Abstract: This disclosure relates to a method and apparatus for producing multiple pixel-by-pixel simultaneous and overlapping images of a sample (100) in a microscope (10) with multiple imaging beams (120, 130). A scanning electron microscope, a focused ion-beam microscope (10), or a microscope having both beams (120, 130), also has an optical microscope (140).
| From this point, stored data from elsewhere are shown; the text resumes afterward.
Entry compile(const Shape& sh, Sink sink) {
  Entry e;
  const auto t0 = std::chrono::steady_clock::now();
  const std::string src = source_for(sh, sink);
  const std::string cpath = cache_path(src);
  {
    std::vector<char> cached;
    if (load_cached(cpath, &cached) && hipModuleLoadData(&e.mod, cached.data()) == hipSuccess && hipModuleGetFunction(&e.fn, e.mod, kernel_symbol(sh, sink).c_str()) == hipSuccess) {
      g_cache_hits++; g_compiled++;
      if (getenv("PLX_JIT_VERBOSE")) fprintf(stderr, "[plx jit] %s: loaded from %s\n", sink_type(sink), cpath.c_str());
      return e;
    }
    (void)hipGetLastError();
    e = Entry{};
  }
  hiprtcProgram prog = nullptr;
  if (hiprtcCreateProgram(&prog, src.c_str(), "plx_jit.hip", 0, nullptr, nullptr) != HIPRTC_SUCCESS) { e.failed = true; return e; }
  const std::vector<std::string> optv = compile_options();
  std::vector<const char*> opts;
  for (auto& x : optv) opts.push_back(x.c_str());
  const hiprtcResult rc = hiprtcCompileProgram(prog, (int)opts.size(), opts.data());
  if (rc != HIPRTC_SUCCESS) {
    size_t n = 0; hiprtcGetProgramLogSize(prog, &n);
    std::string log(n, 0); if (n) hiprtcGetProgramLog(prog, &log[0]);
    set_last_error("jit: hiprtc compile failed: " + log.substr(0, 2000));
    if (getenv("PLX_JIT_VERBOSE")) fprintf(stderr, "[plx jit] compile failed:\n%s\n", log.c_str());
    hiprtcDestroyProgram(&prog);
    e.failed = true;
    return e;
  }
  size_t cs = 0; hiprtcGetCodeSize(prog, &cs);
  std::vector<char> code(cs);
  hiprtcGetCode(prog, code.data());
  hiprtcDestroyProgram(&prog);
  if (hipModuleLoadData(&e.mod, code.data()) != hipSuccess || hipModuleGetFunction(&e.fn, e.mod, kernel_symbol(sh, sink).c_str()) != hipSuccess) { e.failed = true; return e; }
  const double ms = std::chrono::duration<double, std::milli>(std::chrono::steady_clock::now() - t0).count();
  g_compiled++; g_ms += ms;
  if (getenv("PLX_JIT_VERBOSE")) fprintf(stderr, "[plx jit] %s: %.0f ms, %zu bytes\n", sink_type(sink), ms, cs);
  return e;
}
}

std::string selftest(const Shape& sh, Sink sink) {
  const std::string src = source_for(sh, sink);
  hiprtcProgram prog = nullptr;
  if (hiprtcCreateProgram(&prog, src.c_str(), "plx_jit.hip", 0, nullptr, nullptr) != HIPRTC_SUCCESS) return "hiprtcCreateProgram failed";
  const std::vector<std::string> optv = compile_options();
  std::vector<const char*> opts;
  for (auto& x : optv) opts.push_back(x.c_str());
  const hiprtcResult rc = hiprtcCompileProgram(prog, (int)opts.size(), opts.data());
  std::string log;
  if (rc != HIPRTC_SUCCESS) { size_t n = 0; hiprtcGetProgramLogSize(prog, &n); log.assign(n, 0); if (n) hiprtcGetProgramLog(prog, &log[0]); if (log.empty()) log = "hiprtc error"; }
  else if (const char* dir = getenv("PLX_JIT_DUMP_DIR")) {
    size_t cs = 0; hiprtcGetCodeSize(prog, &cs);
    std::vector<char> code(cs);
    hiprtcGetCode(prog, code.data());
    const std::string base = std::string(dir) + "/" + sink_type(sink) + (wide_tiles(sink) ? "_wide" : "") + "_" + std::to_string((int)sink);
    if (FILE* f = fopen((base + ".hsaco").c_str(), "wb")) { fwrite(code.data(), 1, code.size(), f); fclose(f); }
    if (FILE* f = fopen((base + ".hip").c_str(), "wb")) { fwrite(src.data(), 1, src.size(), f); fclose(f); }
  }
  hiprtcDestroyProgram(&prog);
  return log;
}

A region of interest (210) on a sample (100) is scanned by both charged-particle (120) and optical (130) beams, either by moving the sample (100) beneath the beams (120, 130) by use of a mechanical stage (110), or by synchronized scanning of the stationary sample (100) by the imaging beams (120, 130), or by independently scanning the sample (100) with the imaging beams (120, 130) and recording imaging signals so as to form pixel-by-pixel simultaneous and overlapping images.

Abstract translation: 本公开涉及一种用于在具有多个成像光束（120,130）的显微镜（10）中产生样品（100）的多个逐像素同时和重叠图像的方法和装置。 扫描电子显微镜，聚焦离子束显微镜（10）或具有两个光束（120,130）的显微镜也具有光学显微镜（140）。 无论是通过将样品（100）在梁（120,130）下方移动，通过两个带电粒子（120）和光学（130）两个光束来扫描样品（100）上的感兴趣区域（210） 或者通过成像光束（120,130）对固定样品（100）进行同步扫描，或者通过用成像光束（120,130）独立地扫描样品（100），并记录成像信号，从而 以形成逐像素同时和重叠的图像。

公开(公告)号：WO2010025317A3

公开(公告)日：2010-06-17

申请号：PCT/US2009055286

申请日：2009-08-28

Applicant: OMNIPROBE INC ,  MARCHMAN HERSCHEL ,  MOORE THOMAS ,  KRUGER ROCKY

Inventor： MARCHMAN HERSCHEL ,  MOORE THOMAS ,  KRUGER ROCKY

IPC: H01J37/26

CPC classification number: H01J37/226 ,  H01J37/3045 ,  H01J2237/2482 ,  H01J2237/317 ,  H01J2237/31749

Abstract: A single-channel optical processing system for an energetic-beam instrument has separate sources for processing radiation (170) and illumination radiation (180) that are combined in a single optical path and directed to a sample surface (140) through a selffocusing rod lens (130). The self-focusing rod lens (130) thus has a working distance from the sample surface (140) that will not interfere with typical arrangements of ion beams (100) and electron beams (110) in such instruments. A combination of polarizers (220) and beam splitters (240) allows separation of the combined incident radiation (150) and the reflected radiation (160) from the sample surface (140) and returned through the same optical channel, so that the reflected radiation (160) may be directed to an optical detector (370), such as a camera or spectrometer.

Abstract translation: 用于能量束仪器的单通道光学处理系统具有用于处理辐射（170）和照射辐射（180）的单独源，其被组合在单个光学路径中并且通过光束聚焦杆透镜被引导到样品表面（140） （130）。 因此，自聚焦棒透镜（130）具有与样品表面（140）的工作距离，其不会干扰这些仪器中的离子束（100）和电子束（110）的典型布置。 偏振器（220）和分束器（240）的组合允许组合的入射辐射（150）和反射辐射（160）从样品表面（140）分离并通过相同的光学通道返回，使得反射辐射 （160）可以被引导到诸如照相机或光谱仪的光学检测器（370）。